The increasing myelination of frontal areas and the white matter volume increase in left precentral gyrus and in left insular cortex142 seen around the age of ten143 and the increasing activation with age of the fronto-striatal and fronto-parietal areas could be pivotal for the improvement of interval timing at this stage144, as a sharp enhanced precision in temporal generalization was reported in eight years old compared to three- and five-years old children90. Improved duration processing abilities were associated to an increased capacity of storage of a reference duration and the comparisons with the probe stimuli18,21,27,97. Moreover, a better duration processing was associated to increased capacities to direct attention to temporal information and to maintain it throughout the entire duration145. The development of these cognitive capacities allows children to better detect the precise start and end of the duration, to better follow and retain the time flow in working memory and to better update it25,100,146. All this, results in better time encoding with less noisy memory representation of time98. Enhanced inhibitory abilities with development also results in lower impulsivity and fewer tendency to press too early in temporal reproduction task and to endure the temporal wait147. Despite a clear improvement compared to toddlers, it is only by nine years of age that children achieve adult-like performances in supra-second duration estimations148. Although time sensitivity is close to the adults’ one18 at 8 to 10 years old with short ( <1 s) and longer intervals ( >8 s), for example, does not mean that there is no improvement from this stage onward. Also, some age differences are still observable between 8-years old children and adults in bisection tasks when a smaller ratio (5:6) is used between two anchor durations ( <1 s and >3 s)97, with a higher variability of performances in time discrimination6. This lower sensitivity has been related to lower selective attentional capacities, or slower processing speed rather than decisional processes, with age being the best predictor of variance of the Weber Ratio in short than long anchor durations. Differences are still evident in temporal generalization paradigms involving short-term memory as suggested by the flattening of the generalization gradient in younger children after the introduction of a retention delay (500 ms, 5 s, 10 s), which was not observed in their adult counterpart149.

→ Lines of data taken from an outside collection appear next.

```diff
diff --git a/pgw4era5_b200/csrc/pgw_timestep.cu b/pgw4era5_b200/csrc/pgw_timestep.cu
--- a/pgw4era5_b200/csrc/pgw_timestep.cu
+++ b/pgw4era5_b200/csrc/pgw_timestep.cu
@@ -866,9 +866,9 @@
     return PGW_OK;
 }
 
-bool tma_allowed() {
+bool column_path_is(const char *name) {
     const char *e = getenv("PGW_COLUMN_PATH");
-    return !(e && strcmp(e, "generic") == 0);
+    return e && strcmp(e, name) == 0;
 }
 
 pgw_column_plan plan_column(const pgw_timestep_args *a) {
@@ -885,16 +885,17 @@
         for (int i = 0; i < a->nzg; ++i) p.ncand += a->zg_plev_host[i] >= a->p_floor;
         p.smem += local_pref_smem(a->nzg, p.ncand, kColumnThreads);
     }
-    p.tma = false;
+    p.tma = p.ws = false;
     int lst_tma = 0;
-    size_t smem_tma = 0;
-    if (tma_allowed() &&
+    size_t smem_tma = 0, smem_ws = 0;
+    if (!column_path_is("generic") &&
         !(a->flags & (PGW_FLAG_DIRECT | PGW_FLAG_REF_DTYPES | PGW_FLAG_LOCAL_PREF | PGW_FLAG_REINTERP)) &&
-        pgw_tma_eligible(a, p.lst, &lst_tma, &smem_tma)) {
+        pgw_tma_eligible(a, p.lst, &lst_tma, &smem_tma, &smem_ws)) {
         p.tma = true;
+        p.ws = smem_ws != 0 && !column_path_is("tma_pairs");
         p.lst = lst_tma;
         p.np = a->nlev - lst_tma;
-        p.smem = smem_tma;
+        p.smem = p.ws ? smem_ws : smem_tma;
     }
     p.fast = true;
     for (int l = p.lst; l < a->nlev; ++l)
```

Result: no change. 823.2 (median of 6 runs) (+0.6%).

These dynamic maturational changes on the structural and functional substrates of temporal processing, concurrently with the wide variety of stimuli and instructions with which the child benefit from during the first school’s years, would boost the development of fluid cognitive skills and expand the vocabulary150,151. Around nine years old indeed, the acquisition of the concept of time allows the child to think about it in several contexts152 and to begin to appropriately use the spatial metaphors of time9,153,154(e.g., to say that the shorter the duration, the faster time passes)102. One can also use time counting strategies to ensure its accurate measurement155 or being to reason about the complex relationship between time, space, and speed156.

In addition, the higher precision in timing abilities reached at this stage is not only crucial for mastering many gross and fine motor skills, but also for estimating the time elapsed since the last event, and the time ahead until the next event. The development of a temporal organization of the events is pivotal to establish connections between past, present and future, therefore structuring our temporal reasoning and logic links, for instance, the concept that physical causes precede effects8. Moreover, the acquisition of calendar’s landmarks, which requires a good representation of the sequence of months over the whole year and a constant update in memory157 contribute to orientate in time and to project themselves into the future, therefore helping the construction of a coherent narration of the self158.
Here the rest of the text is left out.